Sono tre riprese di una ferocia unica, anche quando arriva il fisiologico calo dell’intensità il copione rimane lo stesso: Costa insegue, Romero indietreggia. Nell’ultima il brasiliano sale di livello e grazie a ripetuti middle kick inizia a fiaccare la resistenza dell’avversario, che deve usare tutta la sua abilità da incassatore per non cedere. Alla fine dell’incontro i loro volti mostrano tutta l’intensità dello scontro: Costa sanguina dal naso, risultato di tutti i destri e sinistri portati dal Romero, che a sua volta è visibilmente segnato in viso. In termini di colpi, alla fine, il vantaggio sarà leggermente in favore del cubano, ma Costa avrà messo i colpi migliori, convincendo i giudici a dichiararlo vincitore per decisione unanime.

Il pubblico rumoreggia sulla decisione, ma Costa ha effettivamente fatto più del suo avversario. Subito dopo l’incontro esprime un desiderio: incontrare il campione, che in quel momento è Robert Whittaker. Da allora è passato un anno, Adesanya ha sconfitto Whittaker, ma già da prima, lui e Costa avevano iniziato a battibeccare su Twitter.

https://twitter.com/BorrachinhaMMA/status/1231323875520086016

Adesanya dà a Costa del “pallone dopato”, facendo illazioni circa l’assunzione di sostanze proibite da parte del brasiliano. I due si promettono di mettersi KO, velocemente si costruisce un hype mediatico intorno allo scontro. L’antipatia umana fra i due, in ogni caso, pare essere genuina.
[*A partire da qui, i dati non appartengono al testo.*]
# marcopesavento/Super-resolution-3D-Human-Shape-from-a-Single-Low-Resolution-Image

Hardware: AMD Instinct MI355X
Metric: occupancy queries/sec (dense 512^3 reconstruction: encoder + query sweep + 2x marching cubes) (higher is better)
Workload: dtype bf16

## Files before the change

super-resolution-3d-human-shape-from-a-single-low-resolution-image_amd/csrc/surs_api.cpp:

```cpp
#include "surs_common.h"

extern "C" int surs_abi_version(void) { return SURS_ABI_VERSION; }

extern "C" const char *surs_last_error(void) { return surs::err_buf(); }

extern "C" int surs_device_info(int *cu_count, char *arch_out) {
    int dev = 0;
    SURS_HIP_CHECK(hipGetDevice(&dev));
    hipDeviceProp_t prop;
    SURS_HIP_CHECK(hipGetDeviceProperties(&prop, dev));
    if (cu_count) *cu_count = prop.multiProcessorCount;
    if (arch_out) {
        strncpy(arch_out, prop.gcnArchName, 31);
        arch_out[31] = 0;
    }
    return 0;
}

#include <atomic>
#include <cstdlib>
#include <mutex>

namespace {
struct OptionRow {
    const char *name, *env;
    int def;
    char env_first;
    int env_value;
    const char *what;
};
const OptionRow kOptions[surs::OPT_COUNT] = {
    {"split_parts", "SURS_SPLIT", 2, 'b', 3, "operand parts of the fp32-grade GEMMs: 2 (f16 x 2) or 3 (bf16 x 3; env: bf16x3)"},
    {"grid_f32_columns", "SURS_GRID_F32", 1, 'g', 0, "0 (env: gemm): the fp32 sweep on the per-point layer kernels"},
    {"grid_kernel", "SURS_GRID_KERNEL", 0, 0, 0, "reduced-precision column kernel: 0 (default 12), 3, 10, 12"},
    {"grid_f32_kernel", "SURS_GRID_F32_KERNEL", 0, 0, 0, "fp32-grade column kernel: 0 (default 11), 5, 11"},
    {"r_parts", "SURS_R_PARTS", 1, 0, 0, "1: the bf16 sweep's R vectors from one f16 part; 0: the sweep's split"},
    {"grid_f32_passes", "SURS_GRID_F32_PASSES", 2, 0, 0, "passes of the fp32-grade column kernel per batch: 2 (lr, then hr) or 1"},
    {"bicubic_block", "SURS_BICUBIC_BLOCK", 1, 0, 0, "0: bicubic x2 with statistics one output per item (A/B; same bits)"},
    {"mc_emit_reclassify", "SURS_MC_EMIT_RECLASSIFY", 0, 0, 0, "1: marching cubes' emit pass classifies again (tests)"},
    {"point_runs_speculate", "SURS_POINT_RUNS_SPECULATE", 1, 0, 0, "0: surs_query_points_columns reads the run count before it launches"},
    {"conv_trace", "SURS_CONV_TRACE", 0, 0, 0, "diagnostic builds (-DSURS_CONV_TRACE): print the 3x3 kernel's phase stamps"},
    {"v3_trace", "SURS_V3_TRACE", 0, 0, 0, "diagnostic builds (-DSURS_V3_TRACE): print the column kernels' stamps"},
    {"conv_tall_min_wg", "SURS_CONV_TALL_MIN_WG", 256, 0, 0, "workgroups from which a stride-1 3x3 convolution takes the 8-row tile instead of 4 rows (0: never; same bits)"},
    {"conv_wide_min_wg", "SURS_CONV_WIDE_MIN_WG", 512, 0, 0, "workgroups (of 64 channels) from which such a launch takes 8 rows x 64 channels (part of the bits: another order of sums; 0: never)"},
    {"mc_ring", "SURS_MC_RING", 258, 0, 0, "planes of marching cubes' edge -> vertex-id ring = layers per chunk of a one-piece extraction + 1 (66: round 5's)"},
    {"rvec_small", "SURS_RVEC_SMALL", 1, 0, 0, "0: the affine part's GEMM of batches of <= 1024 columns on the 256 x 256-tile kernel (A/B; same bits)"},
};
std::atomic<int> g_option[surs::OPT_COUNT];
std::once_flag g_option_once;
void import_environment() {
    for (int i = 0; i < surs::OPT_COUNT; ++i) {
        const OptionRow &r = kOptions[i];
        int v = r.def;
        if (const char *e = getenv(r.env)) {
            if (r.env_first) v = (e[0] == r.env_first) ? r.env_value : r.def;
            else if (e[0]) v = atoi(e);
        }
        g_option[i].store(v, std::memory_order_relaxed);
    }
}
int find_option(const char *name) {
    if (!name) return -1;
    for (int i = 0; i < surs::OPT_COUNT; ++i)
        if (!strcmp(name, kOptions[i].name) || !strcmp(name, kOptions[i].env)) return i;
    return -1;
}
}

int surs::option(surs::Opt id) {
    std::call_once(g_option_once, import_environment);
    return g_option[id].load(std::memory_order_relaxed);
}

extern "C" int surs_set_option(const char *name, int value) {
    const int i = find_option(name);
    SURS_REQUIRE(i >= 0, "unknown option '%s' (surs_option_name(i) lists them)", name ? name : "(null)");
    std::call_once(g_option_once, import_environment);
    g_option[i].store(value, std::memory_order_relaxed);
    return 0;
}

extern "C" int surs_get_option(const char *name, int *value) {
    const int i = find_option(name);
    SURS_REQUIRE(i >= 0 && value, "unknown option '%s'", name ? name : "(null)");
    *value = surs::option((surs::Opt)i);
    return 0;
}

extern "C" const char *surs_option_name(int index) { return (index >= 0 && index < surs::OPT_COUNT) ? kOptions[index].name : nullptr; }
extern "C" const char *surs_option_help(int index) { return (index >= 0 && index < surs::OPT_COUNT) ? kOptions[index].what : nullptr; }
```

super-resolution-3d-human-shape-from-a-single-low-resolution-image_amd/csrc/surs_common.h:

```cpp
#pragma once
#include <hip/hip_runtime.h>

#include <cstdarg>
#include <cstdio>
#include <cstring>

#include "../../include/surs.h"

namespace surs {

inline char *err_buf() {
    static thread_local char buf[512] = "";
    return buf;
}

inline int fail(int code, const char *fmt, ...) {
    va_list ap;
    va_start(ap, fmt);
    vsnprintf(err_buf(), 512, fmt, ap);
    va_end(ap);
    return code;
}

#define SURS_HIP_CHECK(expr)                                                                     \
    do {                                                                                         \
        hipError_t e_ = (expr);                                                                  \
        if (e_ != hipSuccess)                                                                    \
            return surs::fail(SURS_E_HIP, "%s:%d %s -> %s", __FILE__, __LINE__, #expr, hipGetErrorString(e_)); \
    } while (0)

#define SURS_LAUNCH_CHECK() SURS_HIP_CHECK(hipGetLastError())

#define SURS_REQUIRE(cond, ...)                                   \
    do {                                                          \
        if (!(cond)) return surs::fail(SURS_E_INVALID, __VA_ARGS__); \
    } while (0)

#ifndef SURS_ABL_NO_ISA_PINS
#define SURS_ISA_PIN(v) asm volatile("" : "+v"(v))
#else
#define SURS_ISA_PIN(v) do { } while (0)
#endif

enum Opt {
    OPT_SPLIT_PARTS, OPT_GRID_F32_COLUMNS, OPT_GRID_KERNEL, OPT_GRID_F32_KERNEL, OPT_R_PARTS,
    OPT_GRID_F32_PASSES, OPT_BICUBIC_BLOCK, OPT_MC_EMIT_RECLASSIFY, OPT_POINT_RUNS_SPECULATE, OPT_CONV_TRACE,
    OPT_V3_TRACE, OPT_CONV_TALL_MIN_WG, OPT_CONV_WIDE_MIN_WG, OPT_MC_RING, OPT_RVEC_SMALL, OPT_COUNT
};
int option(Opt id);

inline hipStream_t as_stream(void *s) { return reinterpret_cast<hipStream_t>(s); }

constexpr int ceil_div(long long a, long long b) { return (int)((a + b - 1) / b); }

struct DeviceOnce {
    unsigned long long mask = 0;
    bool first() {
        int dev = 0;
        if (hipGetDevice(&dev) != hipSuccess || dev < 0 || dev >= 64) return true;
        const unsigned long long bit = 1ull << dev;
        const unsigned long long old = __atomic_fetch_or(&mask, bit, __ATOMIC_ACQ_REL);
        return !(old & bit);
    }
};
inline size_t align_up(size_t v, size_t a) { return (v + a - 1) / a * a; }

}
```

super-resolution-3d-human-shape-from-a-single-low-resolution-image_amd/csrc/surs_gemm.inc:

```
__device__ __forceinline__ bool gemm_block_tile(int mblocks, int nblocks, int &mb, int &nb) {
    const unsigned total = (unsigned)mblocks * (unsigned)nblocks, per = gridDim.x >> 3;
    const unsigned logical = (blockIdx.x & 7u) * per + (blockIdx.x >> 3);
    mb = (int)(logical % (unsigned)mblocks);
    nb = (int)(logical / (unsigned)mblocks);
    return logical < total;
}

static inline unsigned gemm_grid(int mblocks, long long nblocks) {
    const long long total = (long long)mblocks * nblocks;
    return (unsigned)(((total + 7) / 8) * 8);
}

struct SplitSeg {
    const unsigned short *base;
    long long part;
    int ktiles;
};

constexpr int G3_STAGES = 3;
constexpr int g3_stage_bytes(int bm, int np_ = 3) { return np_ * ((bm / 32) + 8) * 1024; }
constexpr int g3_lds_bytes(int bm, int np_ = 3) { return G3_STAGES * g3_stage_bytes(bm, np_); }

template <int NP> struct SplitKind;
template <> struct SplitKind<1> {
// ... 263 lines not shown
    const unsigned short *xp = a.g[m] + ((size_t)n0 + li) * 16 + kh * 8;
    const long long g_part = a.g_part[m];
    f32x16 acc[2];
#pragma unroll
    for (int j = 0; j < 2; ++j)
#pragma unroll
        for (int q = 0; q < 16; ++q) acc[j][q] = 0.0f;
    vec8 wf[PF][NP], xf[PF][2][NP];
    auto fetch = [&](int kt, int s) {
#pragma unroll
        for (int p = 0; p < NP; ++p) {
            wf[s][p] = *reinterpret_cast<const vec8 *>(wp + (size_t)kt * D2 * 16 + p * w_part);
#pragma unroll
            for (int j = 0; j < 2; ++j) xf[s][j][p] = *reinterpret_cast<const vec8 *>(xp + ((size_t)kt * npm + 32 * j) * 16 + p * g_part);
        }
    };
#pragma unroll
    for (int s = 0; s < PF; ++s) fetch(s, s);
    for (int k0 = 0; k0 < KT; k0 += PF) {
#pragma unroll
        for (int s = 0; s < PF; ++s) {
            vec8 w_[NP], x_[2][NP];
#pragma unroll
            for (int p = 0; p < NP; ++p) {
                w_[p] = wf[s][p];
                x_[0][p] = xf[s][0][p];
                x_[1][p] = xf[s][1][p];
            }
            if (k0 + PF + s < KT) fetch(k0 + PF + s, s);
#pragma unroll
            for (int t = 0; t < NP; ++t)
#pragma unroll
                for (int j = 0; j < 2; ++j) acc[j] = SK::mfma(x_[j][t], w_[NP - 1 - t], acc[j]);
            if (NP == 3) {
#pragma unroll
                for (int j = 0; j < 2; ++j) acc[j] = SK::mfma(x_[j][0], w_[1], acc[j]);
#pragma unroll
                for (int j = 0; j < 2; ++j) acc[j] = SK::mfma(x_[j][1], w_[0], acc[j]);
            }
            if (NP >= 2) {
#pragma unroll
                for (int j = 0; j < 2; ++j) acc[j] = SK::mfma(x_[j][0], w_[0], acc[j]);
            }
        }
    }
    float *out = a.r[m];
#pragma unroll
    for (int j = 0; j < 2; ++j)
#pragma unroll
        for (int gq = 0; gq < 4; ++gq)
#pragma unroll
            for (int r = 0; r < 4; ++r) out[(n0 + 32 * j + 4 * kh + 8 * gq + r) * D2 + m0 + li] = acc[j][4 * gq + r] + 0.0f;
}
```

super-resolution-3d-human-shape-from-a-single-low-resolution-image_amd/csrc/surs_query.hip:

```cpp
#include <hip/hip_runtime.h>

#include <cstdlib>
#include <map>
#include <mutex>
#include <type_traits>
#include <utility>
#include <vector>

#include "surs_common.h"
#include "surs_mlp_generic.h"
#include "surs_mlp_layout.h"

namespace surs {

typedef float f32x16 __attribute__((ext_vector_type(16)));
typedef float f32x4 __attribute__((ext_vector_type(4)));
typedef unsigned u32x4 __attribute__((ext_vector_type(4)));
typedef unsigned u32x2 __attribute__((ext_vector_type(2)));
typedef float f32x2 __attribute__((ext_vector_type(2)));

struct PointSource {
    int mode;
    const float *pts;
    const long long *idx;
// ... 66 lines not shown
    pix[1] = (long long)cy0 * W + cx1;
    pix[2] = (long long)cy1 * W + cx0;
    pix[3] = (long long)cy1 * W + cx1;
}

__device__ __forceinline__ float tap_sum(const float (&t)[4], const float (&w)[4]) {
    float a = 0.0f;
    a += t[0] * w[0];
    a += t[1] * w[1];
    a += t[2] * w[2];
    a += t[3] * w[3];
    return a;
}

typedef __bf16 bf16x8_t __attribute__((ext_vector_type(8)));
typedef unsigned short u16x8_t __attribute__((ext_vector_type(8)));

__device__ __forceinline__ void split3_bf16(float x, unsigned short &a, unsigned short &b, unsigned short &c) {
    const __bf16 ha = (__bf16)x;
    const float r1 = x - (float)ha;
    const __bf16 hb = (__bf16)r1;
    const float r2 = r1 - (float)hb;
    const __bf16 hc = (__bf16)r2;
    a = __builtin_bit_cast(unsigned short, ha);
    b = __builtin_bit_cast(unsigned short, hb);
    c = __builtin_bit_cast(unsigned short, hc);
}
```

I due dovrebbero incontrarsi a UFC 248, a marzo di quest’anno, ma Costa è costretto a fermarsi per operarsi al bicipite e il match salta. Ma non la rivalità: i due continuano a punzecchiarsi sui social anche quando Adesanya supera Romero, chiamato in sostituzione proprio del brasiliano. Il match fra i due è noioso e caratterizzato da un basso ritmo e numero di colpi e Costa ne approfitta per sottolinearlo.

A luglio, arriva finalmente la conferma: Israel Adesanya affronterà Paulo Costa il 26 settembre. In palio, il titolo dei pesi Medi UFC. Non si vedeva un match titolato in UFC fra imbattuti da quando Rashad Evans affrontò Lyoto Machida nel lontano 2009, a UFC 98. Undici anni nei quali lo sport ha subito una profonda trasformazione ed evoluzione.
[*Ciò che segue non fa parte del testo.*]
# Grandediw/Unmanned_Aerial_Vehicles

Hardware: AMD Instinct MI355X
Metric: GP predictions/sec (mean+var) at N_train=65536, D=9 (higher is better)
Workload: dtype f32; 1 GPU; C3: N_train=65536, D=9, P=3, batched predict mean+var over 10000 query points per GPU per step (horizon 20 x 500 rollouts), fp32 predict on an fp64 factor; n_train=65536, features=9, outputs=3, parallelism=query-sharded x1, model replicated (every rank fits redundantly)

## Files before the change

include/gpk.h:

```cpp
#ifndef GPK_H
#define GPK_H

#include <stddef.h>
#include <stdint.h>

#ifdef __cplusplus
extern "C" {
#endif

typedef struct gpk_context* gpk_handle;

#define GPK_API __attribute__((visibility("default")))

enum { GPK_F32 = 0, GPK_F64 = 1 };
enum { GPK_OK = 0, GPK_NOT_PD = 1, GPK_BAD_ARG = 2, GPK_HIP_ERROR = 3 };
enum { GPK_TILE = 128, GPK_MAX_D = 64, GPK_MAX_D_PREDICT = 16, GPK_MAX_P = 16, GPK_MAX_BATCH = 8 };

GPK_API int gpk_create(gpk_handle* h, int device);
GPK_API void gpk_destroy(gpk_handle h);
GPK_API const char* gpk_last_error(gpk_handle h);
#define GPK_OWN_STREAM ((void*)(intptr_t)-1)
GPK_API int gpk_set_stream(gpk_handle h, void* stream);
GPK_API int gpk_synchronize(gpk_handle h);
GPK_API int64_t gpk_padded(int64_t n);

GPK_API int gpk_set_option(gpk_handle h, const char* name, int value);
GPK_API int gpk_set_option_str(gpk_handle h, const char* name, const char* value);
enum { GPK_TIMED_K5 = 1, GPK_TIMED_GRAM = 2, GPK_TIMED_GRAD = 3, GPK_TIMED_POTRF = 4, GPK_TIMED_COV = 5, GPK_TIMED_JAC = 6,
       GPK_TIMED_SPARSE_STATS = 7, GPK_TIMED_SPARSE_PASS = 8 };
GPK_API int gpk_timing(gpk_handle h, int enable);
GPK_API int gpk_kernel_times(gpk_handle h, int tag, double* ms, int max_n, int* n_out);

GPK_API int gpk_batch_begin(gpk_handle h, int count);
GPK_API int gpk_batch_buffer(gpk_handle h, const void* base, int64_t stride_bytes);
GPK_API int gpk_batch_end(gpk_handle h);
GPK_API const char* gpk_version(void);

GPK_API int gpk_gram(gpk_handle h, int dtype, const void* X, int64_t N, int D, const double* ls,
             double sf2, double diag_add, void* K, int64_t ldk);

GPK_API int gpk_gram_rows(gpk_handle h, int dtype, const void* X, int64_t N, int D, const double* ls, double sf2,
                  double diag_add, int64_t row0, int64_t nrows, void* Kslab, int64_t ldk);

GPK_API int gpk_cross_gram_t(gpk_handle h, int dtype, const void* X, int64_t N, const void* Xq,
                     int64_t M, int D, const double* ls, double sf2, void* B, int64_t ldb);

GPK_API int gpk_potrf(gpk_handle h, double* A, int64_t Np, int64_t lda, double* winv, int* info);

GPK_API int gpk_leaf_inverses(gpk_handle h, const double* L, int64_t Np, int64_t ldl, double* winv);

GPK_API int gpk_factor_to_f32(gpk_handle h, const double* L, int64_t Np, int64_t ldl, const double* winv,
                      float* Lf, int64_t ldlf, float* winvf);

GPK_API int gpk_potrs(gpk_handle h, const double* L, int64_t Np, int64_t ldl, const double* winv,
              const double* Y, int64_t N, int P, double* alpha);

GPK_API int gpk_potrs_inv(gpk_handle h, const double* W, int64_t Np, int64_t ldw, const double* Y, int64_t N,
                  int P, double* alpha);

GPK_API int gpk_trsm_lower_left(gpk_handle h, int dtype, const void* L, int64_t Np, int64_t ldl,
                        const void* winv, void* B, int64_t Mp, int64_t ldb);
GPK_API int gpk_colsumsq(gpk_handle h, int dtype, const void* B, int64_t Np, int64_t Mp, int64_t ldb,
                 double* out);

GPK_API int gpk_predict_mean(gpk_handle h, int dtype, const void* X, const void* alpha, int64_t N, int D,
                     int P, const double* ls, double sf2, const double* y_mean,
                     const double* y_std, const void* Xq, int64_t M, void* mean);

#define GPK_HOST_MAX_M 4096
GPK_API int gpk_predict_host(gpk_handle h, const double* X, const double* alpha, int64_t N, int D, int P,
                     const double* ls, double sf2, const double* y_mean, const double* y_std,
                     const double* W, int64_t Np, int64_t ldw, double kss, double floor_,
                     const double* Xq_host, int64_t M, double* mean_host, double* var_host);

GPK_API int gpk_predict_host_multi(gpk_handle h, int B, const double* const* X, const double* const* alpha, int64_t N, int D,
                           const double* ls, const double* sf2, const double* y_mean, const double* y_std,
                           const double* const* W, int64_t Np, int64_t ldw, const double* kss, double floor_,
                           const double* Xq_host, int64_t M, double* mean_host, double* var_host);

GPK_API int gpk_predict_mean_mfma(gpk_handle h, const float* X, const float* alpha, int64_t N, int D, int P,
                          const double* ls, double sf2, const double* center, const double* y_mean,
                          const double* y_std, const float* Xq, int64_t M, float* mean);

GPK_API int gpk_split3(gpk_handle h, const float* src, int64_t rows, int64_t cols, int64_t ld, void* dst);
GPK_API int gpk_predict_var_inv_split(gpk_handle h, const float* X, int64_t N, int D, const double* ls, double sf2,
                              const void* W3, int64_t Np, const float* Xq, int64_t M, double kss, double floor_,
                              float* work, void* work3, double* var);

GPK_API int gpk_split2_rows(gpk_handle h, const float* W, int64_t n, int64_t ld, float* scales, void* dst);
GPK_API int gpk_split2_rows_f64(gpk_handle h, const double* W, int64_t n, int64_t ld, float* scales, void* dst);
GPK_API int gpk_split2_rows_f64_absmax(gpk_handle h, const double* W, int64_t n, int64_t ld, float* scales, void* dst);
GPK_API int gpk_predict_var_inv_split2(gpk_handle h, const float* X, int64_t N, int D, const double* ls, double sf2,
                                       const void* W2, const float* w_scales, int64_t Np, const float* Xq, int64_t M,
                                       double kss, double floor_, void* work2, double* var);

GPK_API int gpk_predict_mean_var_split2(gpk_handle h, const float* X, const float* alpha, int64_t N, int D, int P,
                                        const double* ls, double sf2, const double* center, const double* y_mean,
                                        const double* y_std, const void* W2, const float* w_scales, int64_t Np,
                                        const float* Xq, int64_t M, double kss, double floor_, void* work2,
                                        float* mean_tmp, double recheck_below, unsigned* low_count, double* out);
GPK_API int gpk_pack_mean_var(gpk_handle h, int dtype, const void* mean, const double* var, int64_t M, int P,
                              const double* y_std, double* out);

GPK_API int gpk_predict_mean_multi(gpk_handle h, int dtype, const void* X, const void* alpha, int64_t N, int D,
                           int B, const double* ls, const double* sf2, const double* y_mean,
                           const double* y_std, const void* Xq, int64_t M, void* mean);

GPK_API int gpk_predict_var(gpk_handle h, int dtype, const void* X, int64_t N, int D, const double* ls,
                    double sf2, const void* L, int64_t Np, int64_t ldl, const void* winv,
                    const void* Xq, int64_t M, double kss, double floor, void* work,
                    double* var);

GPK_API int gpk_trtri(gpk_handle h, const double* L, int64_t Np, int64_t ldl, const double* winv, double* W,
              int64_t ldw, double* work);
GPK_API int gpk_trtri_absmax(gpk_handle h, const double* L, int64_t Np, int64_t ldl, const double* winv, double* W,
              int64_t ldw, double* work, float* block_absmax);
GPK_API int gpk_tril_to_f32(gpk_handle h, const double* A, int64_t Np, int64_t lda, float* Af, int64_t ldaf);
GPK_API int gpk_predict_var_inv(gpk_handle h, int dtype, const void* X, int64_t N, int D, const double* ls,
                        double sf2, const void* W, int64_t Np, int64_t ldw, const void* Xq, int64_t M,
                        double kss, double floor, void* work, double* var);

GPK_API int gpk_predict_cov_inv(gpk_handle h, int dtype, const void* X, int64_t N, int D, const double* ls, double sf2,
                                const void* W, int64_t Np, int64_t ldw, const void* Xq, int64_t M, double noise, void* work,
                                double* cov, int64_t ldc);
GPK_API int gpk_predict_cov(gpk_handle h, int dtype, const void* X, int64_t N, int D, const double* ls, double sf2,
                            const void* L, int64_t Np, int64_t ldl, const void* winv, const void* Xq, int64_t M, double noise,
                            void* work, double* cov, int64_t ldc);
GPK_API int gpk_predict_host_cov(gpk_handle h, const double* X, const double* alpha, int64_t N, int D, int P,
                                 const double* ls, double sf2, const double* y_mean, const double* y_std, const double* W,
                                 int64_t Np, int64_t ldw, double noise, const double* Xq_host, int64_t M, double* mean_host,
                                 double* cov_host);
GPK_API int gpk_predict_host_multi_cov(gpk_handle h, int B, const double* const* X, const double* const* alpha, int64_t N,
                                       int D, const double* ls, const double* sf2, const double* y_mean, const double* y_std,
                                       const double* const* W, int64_t Np, int64_t ldw, const double* noise,
                                       const double* Xq_host, int64_t M, double* mean_host, double* cov_host);
GPK_API int gpk_predict_batched_cov(gpk_handle h, const double* Xq, int64_t M, double* mean, double* cov);
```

L’ultimo campione dei pesi Medi brasiliano è stato anche il più importante nella storia della divisione, Anderson Silva. Un’eredità importante e Paulo Costa lo sa, promettendo di diventare il nuovo rappresentante della leva brasiliana.

Tra il dire e il fare c’è di mezzo un campione del mondo imbattuto, Israel Adesanya.